I think most people don't have 10 friends.


----------



## Twinge (Apr 26, 2005)

I think its too much. You can try it though, and see if it works... but I think that's overkill and will put people off.


----------



## Solmu (Aug 15, 2005)

Personally if I got that message I'd be pissed off with both the person who sent it to me, and the company that caused it to be sent.

Spam by proxy is still spam.


----------



## pocketjacks (Jul 26, 2005)

What I am trying to do is discount the price of the shirt by $1 if the customer will put our URL on the back of the shirt under the neck. It's about 3x1inch, doesn't really detract from the shirt at all and they save a buck.


----------



## DickTees.net (Apr 5, 2005)

Seems a little convoluted to me.


----------



## Shuffy (Sep 3, 2005)

Hi . . I'm new on the block . .
my thought is . . to put a monthly NEWS Letter sign up link on the site
and maybe send them a link for a monthly drawing for a FREE Tee -- and/ or 
send them a code for a discounted price on their next order

Diane


----------



## jdr8271 (Jun 16, 2005)

Thats rediculuos. Id probably leave your site after I saw that. I wouldnt want to get friends invoilved. Just give the discount of buy two get one free or whatever.


----------



## AeonTees (Jul 9, 2005)

SpacemanFL said:


> I have seen the "buy 3 get one free" and I am going to try that tactic. I also thought of something a little different.
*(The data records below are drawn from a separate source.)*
-                dout[i] = (uint32_t)max(deg, 0);
-            }
-        }
-        offo += cap_of(A.ob.b[i]);
-        HM_PT(t1);
-        HM_PACC(0, t0, t1);
-        if (i + 1 == L) break;
-        const int np = bitwords((int)rfl(rec[oD])), nab = bitwords((int)rfl(rec[oD + 1]));
-        const uint32_t *abi = rec + oAB;
-        wsync();
-        if (np == 0 || nc == 0) {
-            const int n = max(nc, nab);
-            for (int w = lane; w < n; w += kWave) C[w] = w < nab ? abi[w] : 0u;
-            nc = nab;
-            degc = (int)rfl(rec[oD + 1]) - 1;
-            tw = -1;
-            wsync();
-            stage_rec(i + 1);
-            continue;
-        }
-        const uint32_t *pi = rec + oP;
-        for (int k = lane; k < 4 * kRevWords; k += kWave) {
-            const int q = kRevWords - 1 - (k >> 2);
-            const uint32_t rev = __builtin_bitreverse32(q < np ? pi[q] : 0u);
-            RS[k] = tab[(rev >> (8 * (k & 3))) & 0xFFu];
-        }
-        wsync();
-        stage_rec(i + 1);
-        const int D = np;
-        const int lane = lane_opaque(), col = lane & 31, h = lane >> 5;
-        v8i Af[NC];
-        const int jb = 32 * (kRevWords - D + h) - 1 - row_bit(col);
-        const uint32_t rw0 = lds_opaque(lds_addr(RS) + 4u * (uint32_t)(jb >> 3));
-        const uint32_t sh = 4u * (uint32_t)(jb & 7);
-#pragma unroll
-        for (int c = 0; c < NC; ++c) {
-            const HM_LDS uint32_t *rw = lds_at<const uint32_t>(rw0) + 8 * c;
-            const uint32_t w0 = rw[0], w1 = rw[1], w2 = rw[2], w3 = rw[3], w4 = rw[4];
-            Af[c] = (v8i){(int)funnel(w1, w0, sh), (int)funnel(w2, w1, sh), (int)funnel(w3, w2, sh),
-                          (int)funnel(w4, w3, sh), 0, 0, 0, 0};
-        }
-        HM_PT(t2);
-        HM_PACC(1, t1, t2);
-        const int nout = max(nc + np, nab);
-        const int tiles = (nout + 31) >> 5;
-        const uint64_t sonv = (uint64_t)(uintptr_t)(po + offo);
-        const uint64_t son = ((uint64_t)rfl((uint32_t)(sonv >> 32)) << 32) | rfl((uint32_t)sonv);
-        const int capn = 2 * (int)cap_of(A.ob.b[i + 1]);
-        const int wlo = 32;
-        int ldeg = -1;
-        const int alg = (int)rfl(rec[oD]) - 1 + degc;
-        const bool track = alg <= (int)rfl(rec[oD + 1]) - 1;
-        v16f acc;
-#pragma unroll
-        for (int j = 0; j < 16; ++j) acc[j] = 8388608.0f;
-        uint32_t gprev = 0u;
-        const uint32_t rb0 = lds_opaque(lds_addr(ring) + 16u * (uint32_t)(col + h));
-        const uint32_t put0 = lds_opaque(lds_addr(ring) + 8u * (uint32_t)lane);
-        uint32_t cF = lds_opaque(lds_addr(C) + 4u * (uint32_t)(32 * (tiles - 2) - D + (lane >> 1)) +
-                                 2u * (uint32_t)(lane & 1));
-        uint32_t cW = lds_opaque(lds_addr(C) + 4u * (uint32_t)(32 * (tiles - 1) + col));
-        const uint32_t col4 = 4u * (uint32_t)col;
-        auto rbase = [&](int T) { return rb0 + kPhaseBytes * (uint32_t)(T & 3); };
-        {
+            v16f acc;
+#pragma unroll
+            for (int j = 0; j < 16; ++j) acc[j] = 8388608.0f;
+            uint32_t gprev = 0u;
+            auto rbase = [&](int T) { return rb0 + kPhaseBytes * (uint32_t)(T & 3); };
+            uint32_t rb = rbase(tiles - 1);
+            uint32_t abw = 0u;
+            for (int T = tiles - 1; T >= 0; --T) {
+                wsync();
+                if constexpr (NC > 16) rb = rbase(T);
+                const uint32_t ph = kPhaseBytes * (uint32_t)((T - 1) & 3);
+                const uint32_t rbn = rb0 + ph;
+                const uint32_t pp = put0 + ph;
+                const bool mirror = ph < 16u * (uint32_t)Cfg::kMirror;
+                uint32_t f0, f1;
+                u32x2 fn;
+                if (32 * T < nab) {
+                    asm volatile("" ::: "memory");
+                    const int W = 32 * T + (lane_opaque() & 31);
+                    abw = W < nab ? abi[W] : 0u;
+                }
+                if constexpr (kPrio == 0) __builtin_amdgcn_s_setprio(1);
+                acc = tile_mfma<NC>(Af, rb, rbn, pf, acc, [&](int stage) {
+                    if (stage == 0) {
+                        f0 = lds_at<const uint8_t>(cF)[0], f1 = lds_at<const uint8_t>(cF)[1];
+                    } else if (stage == 1) {
+                        asm volatile("" : "+v"(f0), "+v"(f1));
+                        fn.x = tab[f0], fn.y = tab[f1];
+                    } else {
+                        asm volatile("" : "+v"(fn));
+                        *lds_at<u32x2>(pp) = fn;
+                        if (mirror) *lds_at<u32x2>(pp + 16u * kMfmaRingSlots) = fn;
+                    }
+                });
+                if constexpr (kPrio == 0) __builtin_amdgcn_s_setprio(0);
+                const uint32_t tnow = acc_parities_hi16(acc);
+                const uint32_t t = (tnow ^ gprev) >> (16 - 16 * h);
+                const auto sw = __builtin_amdgcn_permlane32_swap(t, gprev, false, false);
+                gprev = tnow;
+                const uint32_t word = sw[0] | sw[1];
+                const uint32_t v = word ^ abw;
+                const bool full = T >= 1 && 32 * T + 32 <= capn;
+                young += full ? 1 : 0;
+                if (h == 0) {
+                    *lds_at<uint32_t>(cW) = v;
+                    const uint64_t sT = son + 128u * (uint32_t)T;
+                    if (full) {
+                        sum_store(sT, col4, v);
+                    } else {
+                        const int W = 32 * T + (lane_opaque() & 31);
+                        if (W >= wlo && W < capn) sum_store(sT, col4, v);
+                    }
+                }
+                if (track) {
+                    asm volatile("" ::: "memory");
+                    const int Wq = 32 * T + (lane_opaque() & 31);
+                    if (h == 0 && v) ldeg = max(ldeg, Wq * 32 + 31 - (int)__builtin_clz(v));
+                }
+                rb = rbn;
+                cF -= 128u;
+                cW -= 128u;
+            }
+            const int deg = track ? wave_max_i32(ldeg) : alg;
+            nc = deg >= 0 ? (deg >> 5) + 1 : 0;
+            degc = deg;
+            tw = 32 * tiles;
+            wsync();
+            HM_PT(t3);
+            HM_PACC(2, t2, t3);
+        };
+        if constexpr (kBatchedHead<NC>) {
+            uint32_t obi = A.ob.b[i], obn = A.ob.b[i + 1 < L ? i + 1 : i];
+            wait_record(young);
+            asm volatile("" : "+s"(obi), "+s"(obn));
+            young = 0;
+            const uint32_t *rec = &stage[wave][i & 1][0];
+            const uint32_t *pi = rec + oP, *abi = rec + oAB;
+            HM_PT(t0);
+            HM_PACC(3, tw0, t0);
+            if (tw < 0) store_sum_x(rec, (int)A.cntX, C, nc, po + offo, obi, dout + i, A.status);
+            const int lane = lane_opaque(), col = lane & 31, h = lane >> 5;
+            const uint32_t dPv = rec[oD], dABv = rec[oD + 1];
+            const uint32_t xr = rec[col], cr = C[col];
+            constexpr int kRsPasses = (4 * kRevWords + kWave - 1) / kWave;
+            static_assert(kWave * kRsPasses <= kRsWords, "RS passes stay inside RS");
+            const int q0 = kRevWords - 1 - (lane >> 2);
+            uint32_t pw[kRsPasses];
+#pragma unroll
+            for (int t = 0; t < kRsPasses; ++t) pw[t] = pi[max(q0 - 16 * t, 0)];
+            const int dP = (int)rfl(dPv), dAB = (int)rfl(dABv);
+            const int np = bitwords(dP), nab = bitwords(dAB);
+            const int D = np;
+            const int nout = max(nc + np, nab);
+            const int tiles = (nout + 31) >> 5;
+            uint32_t cF = lds_opaque(lds_addr(C) + 4u * (uint32_t)(32 * (tiles - 2) - D + (lane >> 1)) +
+                                     2u * (uint32_t)(lane & 1));
             constexpr int kPasses = (32 + 2 * NC + 31) / 32;
             uint32_t f0[kPasses], f1[kPasses];
 #pragma unroll
@@ -260,8 +283,49 @@
                 f0[p] = lds_at<const uint8_t>(cF)[128 * (p + 1)];
                 f1[p] = lds_at<const uint8_t>(cF)[128 * (p + 1) + 1];
             }
+            if (tw >= 0) {
+                const int capw = 2 * (int)cap_of(obi);
+                const uint64_t sov = (uint64_t)(uintptr_t)(po + offo);
+                const uint64_t so = ((uint64_t)rfl((uint32_t)(sov >> 32)) << 32) | rfl((uint32_t)sov);
+                const uint32_t v = (col < (int)A.cntX ? xr : 0u) ^ cr;
+                if (lane < 32 && lane < capw) sum_store(so, 4u * (uint32_t)lane, v);
+                for (int w = tw; w < capw; w += kWave)
+                    if (w + lane < capw) sum_store(so + 4u * (uint32_t)w, 4u * (uint32_t)lane, 0u);
+                int deg = degc;
+                if (nc <= (int)A.cntX) deg = wave_max_i32(lane < 32 && v ? lane * 32 + 31 - (int)__builtin_clz(v) : -1);
+                if (deg > (int)obi && lane == 0) flag(A.status, HM_ERR_CAPACITY);
+                if (lane == 0) dout[i] = (uint32_t)max(deg, 0);
+            }
+            offo += cap_of(obi);
+            HM_PT(t1);
+            HM_PACC(0, t0, t1);
+            if (i + 1 == L) break;
+            wsync();
+            if (np == 0 || nc == 0) {
+                const int n = max(nc, nab);
+                for (int w = lane; w < n; w += kWave) C[w] = w < nab ? abi[w] : 0u;
+                nc = nab;
+                degc = dAB - 1;
+                tw = -1;
+                wsync();
+                stage_rec(i + 1);
+                continue;
+            }
+            uint32_t rs[kRsPasses];
+#pragma unroll
+            for (int t = 0; t < kRsPasses; ++t) {
+                const uint32_t rev = __builtin_bitreverse32((uint32_t)(q0 - 16 * t) < (uint32_t)np ? pw[t] : 0u);
+                rs[t] = tab[(rev >> (8 * (lane & 3))) & 0xFFu];
+            }
 #pragma unroll
             for (int p = 0; p < kPasses; ++p) f0[p] = tab[f0[p]], f1[p] = tab[f1[p]];
+            const uint32_t rsw = lds_opaque(lds_addr(RS) + 4u * (uint32_t)lane);
+#pragma unroll
+            for (int t = 0; t < kRsPasses; ++t) lds_at<uint32_t>(rsw)[kWave * t] = rs[t];
+            wsync();
+            stage_rec(i + 1);
+            const uint32_t rb0 = lds_opaque(lds_addr(ring) + 16u * (uint32_t)(col + h));
+            const uint32_t put0 = lds_opaque(lds_addr(ring) + 8u * (uint32_t)lane);
 #pragma unroll
             for (int p = 0; p < kPasses; ++p) {
                 const uint32_t ph = kPhaseBytes * (uint32_t)((tiles - 1 + p) & 3);
@@ -269,76 +333,135 @@
                 *lds_at<u32x2>(put0 + ph) = fn;
                 if (ph < 16u * (uint32_t)Cfg::kMirror) *lds_at<u32x2>(put0 + ph + 16u * kMfmaRingSlots) = fn;
             }
+            wsync();
+            v8i Af[NC];
+            const int jb = 32 * (kRevWords - D + h) - 1 - row_bit(col);
+            const uint32_t rw0 = lds_opaque(lds_addr(RS) + 4u * (uint32_t)(jb >> 3));
+            const uint32_t sh = 4u * (uint32_t)(jb & 7);
+            uint32_t aw[NC][5];
+#pragma unroll
+            for (int c = 0; c < NC; ++c)
+#pragma unroll
+                for (int t = 0; t < 5; ++t) aw[c][t] = lds_at<const uint32_t>(rw0)[8 * c + t];
+            u32x4 pf[kPrefetch];
+#pragma unroll
+            for (int c = 0; c < kPrefetch; ++c) pf[c] = lds_at<const u32x4>(rb0 + kPhaseBytes * (uint32_t)((tiles - 1) & 3))[2 * c];
+#pragma unroll
+            for (int c = 0; c < NC; ++c)
+                Af[c] = (v8i){(int)funnel(aw[c][1], aw[c][0], sh), (int)funnel(aw[c][2], aw[c][1], sh),
+                              (int)funnel(aw[c][3], aw[c][2], sh), (int)funnel(aw[c][4], aw[c][3], sh), 0, 0, 0, 0};
+            const uint64_t sonv = (uint64_t)(uintptr_t)(po + offo);
+            const uint64_t son = ((uint64_t)rfl((uint32_t)(sonv >> 32)) << 32) | rfl((uint32_t)sonv);
+            const int capn = 2 * (int)cap_of(obn);
+            const int alg = dP - 1 + degc;
+            const bool track = alg <= dAB - 1;
+            uint32_t cW = lds_opaque(lds_addr(C) + 4u * (uint32_t)(32 * (tiles - 1) + col));
+            const uint32_t col4 = 4u * (uint32_t)col;
+            HM_PT(t2);
+            HM_PACC(1, t1, t2);
+            run_tiles(Af, pf, abi, nab, tiles, son, capn, alg, track, rb0, put0, cF, cW, col4, h);
+        } else {
+            wait_record(young);
+            young = 0;
+            const uint32_t *rec = &stage[wave][i & 1][0];
+            HM_PT(t0);
+            HM_PACC(3, tw0, t0);
+            if (tw < 0) {
+                store_sum_x(rec, (int)A.cntX, C, nc, po + offo, A.ob.b[i], dout + i, A.status);
+            } else {
+                const int capw = 2 * (int)cap_of(A.ob.b[i]);
+                uint32_t *so = (uint32_t *)(po + offo);
+                int ldeg = -1;
+                if (lane < 32) {
+                    const uint32_t v = (lane < (int)A.cntX ? rec[lane] : 0u) ^ C[lane];
+                    if (lane < capw) so[lane] = v;
+                    if (v) ldeg = lane * 32 + 31 - (int)__builtin_clz(v);
+                }
+                for (int w = tw + lane; w < capw; w += kWave) so[w] = 0u;
+                int deg = wave_max_i32(ldeg);
+                if (nc > 32) deg = degc;
+                if (lane == 0) {
+                    if (deg > (int)A.ob.b[i]) flag(A.status, HM_ERR_CAPACITY);
+                    dout[i] = (uint32_t)max(deg, 0);
+                }
+            }
+            offo += cap_of(A.ob.b[i]);
+            HM_PT(t1);
+            HM_PACC(0, t0, t1);
+            if (i + 1 == L) break;
+            const int np = bitwords((int)rfl(rec[oD])), nab = bitwords((int)rfl(rec[oD + 1]));
+            const uint32_t *abi = rec + oAB;
+            wsync();
+            if (np == 0 || nc == 0) {
+                const int n = max(nc, nab);
+                for (int w = lane; w < n; w += kWave) C[w] = w < nab ? abi[w] : 0u;
+                nc = nab;
+                degc = (int)rfl(rec[oD + 1]) - 1;
+                tw = -1;
+                wsync();
+                stage_rec(i + 1);
+                continue;
+            }
+            const uint32_t *pi = rec + oP;
+            for (int k = lane; k < 4 * kRevWords; k += kWave) {
+                const int q = kRevWords - 1 - (k >> 2);
+                const uint32_t rev = __builtin_bitreverse32(q < np ? pi[q] : 0u);
+                RS[k] = tab[(rev >> (8 * (k & 3))) & 0xFFu];
+            }
+            wsync();
+            stage_rec(i + 1);
+            const int D = np;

This is how it is worded on my site:


Hi there. I have been doing a "buy three, get one free" promotion since the beginning of August and sales have exploded since doing so. There is a very small financial hit on the free shirt, but it more than makes up for it with overall volume being sold, so don't worry about that.

Not sure about your other tactic, but I will let you all in on something I'm gonna try in the next week or so:

"Ladies and gentlemen, send in a pic of you wearing one of our shirts and your next shirt is half-price. Send in a pic of a couple wearing two of our shirts and you will receive an absolutely free t-shirt"

I figure, by doing that, it's going to help increase repeat customers even more. Also, I will ask permission in the form letter to use the pictures on the site. If the people are decent looking LOL I can use it as free models also.

Now don't everyone go out there and put that into action right now. hahahaha.. If you do, at least let me know how it's working out for you. I'd be interested in seeing if it's a sound investment.

Cheers,
Chris


----------



## RAHchills (Aug 28, 2005)

AeonTees said:


> Now don't everyone go out there and put that into action right now. hahahaha.. If you do, at least let me know how it's working out for you. I'd be interested in seeing if it's a sound investment


Good idea, but I thought T-shirt Hell had been doing that for a while... Maybe you just get submitted into a drawing there though, who knows.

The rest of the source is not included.